The Learning Curve of My Own Hearing Loss

Gael Hannan
August 15, 2011

The more I understand about hearing loss – its causes and how it affects communication – the easier it is to face my personal hearing challenges, and the better I communicate.    Sounds simple, but it has taken a lifetime to learn this.

If I’m asked when I first become aware of my hearing loss, I answer, when my mommy told me.  I was born hard of hearing and don’t remember a time when I didn’t know about it.  It was mild as a child, and is now severe-to-profound.   But living with hearing loss every day doesn’t necessarily mean we’re good at it.  On the contrary, most of us suck at being hard of hearing or deaf!   What we do excel at, however,  is ignoring our own needs, devising ways to hide our condition and, worst of all, meekly putting up with inaccessible conditions, simply because we don’t know how to make it otherwise.   To move forward, we have to start by looking in the mirror for a little self-chat:  Ok, this is your life now.  What are you going to do about it?   I was on the brink of my fifth decade before I had that conversation with myself.

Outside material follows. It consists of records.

@@ -201,12 +215,16 @@
   S += a0; X += x0; X2 += y0;
 }
 
+#ifndef MLMCPI_PERM_NA
+#define MLMCPI_PERM_NA ((NS + 1) / 2)
+#endif
 template <int NT, int RING, int TH = 64>
 __device__ __forceinline__ void perm_sweeps(double *plane, const double2 *__restrict__ src, uint32_t Mt, uint32_t Mx, uint32_t i0,
                                             uint32_t j0, uint32_t K, double2 (&res)[2][PermGeom<NT, RING, TH>::NV]) {
   using PG = PermGeom<NT, RING, TH>;
   using PP = PermPlane<PG>;
-  constexpr int HR = PG::HR, NV = PG::NV;
+  using PT = PermTasks<NT, RING, TH>;
+  constexpr int HR = PG::HR, NV = PG::NV, NS = PT::NS, NF = PT::NF;
   constexpr int kGroups = NT / kWave / 2;
   constexpr int U = MLMCPI_PERM_U ? MLMCPI_PERM_U : (2 * HR + 4 * (int)kPermMaxK + kGroups - 1) / kGroups;
   const uint32_t W = PG::width(K), rows = PG::rows(K), H = RING + 2 * K;
@@ -214,16 +232,33 @@
   auto back = [](uint32_t x, uint32_t h, uint32_t n) { return h <= n ? (x >= h ? x - h : x + n - h) : (x + n - h % n) % n; };
   const uint32_t gi0 = back(i0, H, Mt), gj0 = back(j0, H, Mx);
   const uint32_t oi0 = back(i0, RING, Mt), oj0 = back(j0, RING, Mx);
-  const PermTasks<NT, RING, TH> tasks;
+  const PT tasks;
   const char *const src_b = reinterpret_cast<const char *>(src);
   const bool small_lattice = Mx < (uint32_t)(2 * HR + 2) || Mt < (uint32_t)(PG::OW + 2);
-  auto load_theta_of = [&](int h, double2 (&th)[NV], auto small) {
-#pragma unroll
-    for (int k = 0; k < NV; ++k) {
-      if (!tasks.valid(k)) continue;
+  auto load_own_of = [&](int q0, int q1, double2 (&own)[NS][2], auto small) {
+    uint32_t gc0 = oi0 + tasks.c_mu0;
+    gc0 = min(gc0, gc0 - Mt);
+    if ((bool)small) { gc0 = min(gc0, gc0 - Mt); gc0 = min(gc0, gc0 - Mt); }
+#pragma unroll
+    for (int q = 0; q < NS; ++q) {
+      uint32_t r0;
+      if (q < q0 || q >= q1 || !tasks.unit(q, r0)) continue;
+      uint32_t gr = oj0 + r0;
+      gr = min(gr, gr - Mx);
+      if ((bool)small) { gr = min(gr, gr - Mx); gr = min(gr, gr - Mx); }
+      const uint32_t gr1 = gr + 1 == Mx ? 0 : gr + 1;
+      own[q][0] = *reinterpret_cast<const double2 *>(src_b + (gr * Mt * 16u + gc0 * 16u));
+      own[q][1] = *reinterpret_cast<const double2 *>(src_b + (gr1 * Mt * 16u + gc0 * 16u));
+    }
+  };
+  auto load_left_of = [&](double2 (&lo)[2], auto small) {
+#pragma unroll
+    for (int h = 0; h < 2; ++h) {
+      const int f = NF - 2 + h;
+      if (!tasks.left_over(f)) continue;
       uint32_t r, c;
-      tasks.coords(k, r, c);
-      uint32_t gr = oj0 + r + h * HR, gc = oi0 + c;
+      tasks.coords(f, r, c);
+      uint32_t gr = oj0 + r, gc = oi0 + c;
       gr = min(gr, gr - Mx);
       gc = min(gc, gc - Mt);
       if ((bool)small) {
@@ -231,96 +266,109 @@
         gc = min(gc, gc - Mt); gc = min(gc, gc - Mt);
       }
       const uint32_t o = (gr * Mt + gc) * 16u;
-      if (!tasks.is_mu1(k)) {
+      if (!tasks.is_mu1(f)) {
         const uint32_t o2 = gr + 1 == Mx ? o - gr * Mt * 16u : o + Mt * 16u;
-        th[k] = make_double2(*reinterpret_cast<const double *>(src_b + o), *reinterpret_cast<const double *>(src_b + o2));
+        lo[h] = make_double2(*reinterpret_cast<const double *>(src_b + o), *reinterpret_cast<const double *>(src_b + o2));
       } else {
         const uint32_t o2 = gc + 1 == Mt ? o - gc * 16u : o + 16u;
-        th[k] = make_double2(*reinterpret_cast<const double *>(src_b + o + 8u), *reinterpret_cast<const double *>(src_b + o2 + 8u));
+        lo[h] = make_double2(*reinterpret_cast<const double *>(src_b + o + 8u), *reinterpret_cast<const double *>(src_b + o2 + 8u));
       }
     }
   };
-  auto load_theta = [&](int h, double2 (&th)[NV]) {
-    if (small_lattice) load_theta_of(h, th, std::true_type{}); else load_theta_of(h, th, std::false_type{});
-  };
-  auto gather = [&](int h, double2 (&d)[NV]) {
+  auto load_own = [&](int q0, int q1, double2 (&own)[NS][2]) {
+    if (small_lattice) load_own_of(q0, q1, own, std::true_type{}); else load_own_of(q0, q1, own, std::false_type{});
+  };
+  auto load_left = [&](double2 (&lo)[2]) {
+    if (small_lattice) load_left_of(lo, std::true_type{}); else load_left_of(lo, std::false_type{});
+  };
+  auto one = [&](int f, bool mu1, uint32_t ro, uint32_t c, double2 th) {
     const uint32_t lds0 = (uint32_t)(uintptr_t)plane;
-#pragma unroll
-    for (int k = 0; k < NV; ++k) {
-      if (!tasks.valid(k)) continue;
+    const uint32_t cq = c >> 1, rq = ro >> 1;
+    uint32_t a, x, x2;
+    if (!mu1) {
+      const uint32_t cb = (c & 1u) ? PP::QB + ((uint32_t)(PG::OW / 2 - 1) - cq) * 8u : cq * 8u;
+      x = cb + rq * (uint32_t)PP::kRow;
+      x2 = x + (uint32_t)PP::kRow;
+      a = cb + 2u * PP::QB + ((uint32_t)(HR - 1) - rq) * (uint32_t)PP::kRow;
+    } else {
+      const uint32_t rb = (ro & 1u) ? 2u * PP::QB + ((uint32_t)(HR - 1) - rq) * (uint32_t)PP::kRow : (rq + 1u) * (uint32_t)PP::kRow;
+      x = rb + cq * 8u;
+      x2 = x + 8u;
+      a = rb + PP::QB + ((uint32_t)(PG::OW / 2) - cq) * 8u;
+    }
+    uint32_t pa = lds0 + a, px = lds0 + x, px2 = lds0 + x2;
+    double S = 0.0, X = 0.0, X2 = 0.0;
+    uint32_t s = 0;
+    for (; s + 5 <= K; s += 5) {
+      perm_gather5<PP::kStep>(pa, px, px2, S, X, X2);
+      pa += 5 * PP::kStep;
+      px += 5 * PP::kStep;
+      px2 += 5 * PP::kStep;
+    }
+    for (; s < K; ++s) {
+      perm_gather1(pa, px, px2, S, X, X2);
+      pa += PP::kStep;
+      px += PP::kStep;
+      px2 += PP::kStep;
+    }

For my first twenty years, I wasn’t allowed a hearing aid (don’t get me started; I’ll save it for another post), but even as a child I could tell you the basics:  I had a “senso-nurral” hearing loss in both ears and could I please sit at the front of the class so I can understand the teacher.   (This lesson came hard.  The one time I decided to sit at the back of the class – I wanted desperately to be with my friends and be cool – it was a humiliating experience that haunts me still.  The teacher called on me and I hadn’t heard clearly.  I didn’t want to say pardon in front of everyone, so I stood up and said, “Sorry, sir, I wasn’t listening.”  Jaws dropped, the class went silent.   The teacher said, “Well, thanks for sharing, Gael, but I was calling on Dale, not you.”  Next class, I was back at the front, having learned a basic hearing loss rule:  sit where you can see the lips.)

At 20, I switched ENT’s and had a hearing aid within a month – and for a while I learned that life was really, wonderfully LOUD!  Over for the next two decades, I coasted along, learning a lot of useful stuff.  Such as when to bluff – for example, when you’re in a business meeting with mumblers around a long boardroom table.  Or when not to bluff, such as when you are being proposed to.  I learned how to hide my hearing aid under my hair, because it was ugly and if I let it show, people would stare at it or shout at it.  I learned that if I asked someone to speak up or repeat themselves because I was hard of hearing, the customary answers were, oh I’m sorry (please, don’t be), or but you don’t look like it (really, what do I look like?). 

Then, hallelujah,  I hit 40.  I was pregnant and I didn’t know how to be a hard-of-hearing-mom.  So I took the most monumental step of  my life:  I called the Canadian Hard of Hearing Association for help and I have never looked back.  Over time, I threw out my negative attitudes and started to soak up information about hearing loss, mine, anybody’s and everybody’s.  I learned that I was not alone and that for every communication challenge, there are solutions.  But all of them involved me taking ownership of my hearing loss, while at the same time connecting with other consumers and hearing health professionals – to make them all partners in my better communication.

 The more I learn – the better I communicate.  Hopefully HearingHealthMatters.org will give you some information that’s new, exciting or even life-changing.

  1. Great column, Ms. Hannan

    This is as good a description of what it’s like to grow up with and to have a hearing loss as I have ever read–and I’ve read a lot. Your beautifully written piece will resonate with others who share your experience. It also lets those of us who have normal hearing (so far) feel what it’s like not to.

    I look forward to reading your column every week.

  2. You brought tears to my eyes because you hit a nerve and, yes too, you did a wonderful job of describing my experience of being hard of hearing all of my life. I was in my twenties though when I sought out the Council for Disabled Persons for information on hard of hearing issues (not deaf) – because I couldn’t hear on the phone! Like you, I never looked back (thank goodness).

  3. So nice to see a familiar face here on “The Better Hearing Consumer”. You will surely be a great addition by sharing your experiences with others. Keep up the good work it’s appreciated.

  4. Gael: Welcome aboard. Excellent intro article and I look forward to more.
    Alan

  5. Hi Gael!

    Thank you for sharing the link to your blog. I always learn so much from you and your first article ‘The Learning Curve of My Own Hearing Loss’ was no exception. Therefore, I too can say, “The more I learn – the better I communicate”.

    All the best and I shall visit you here often!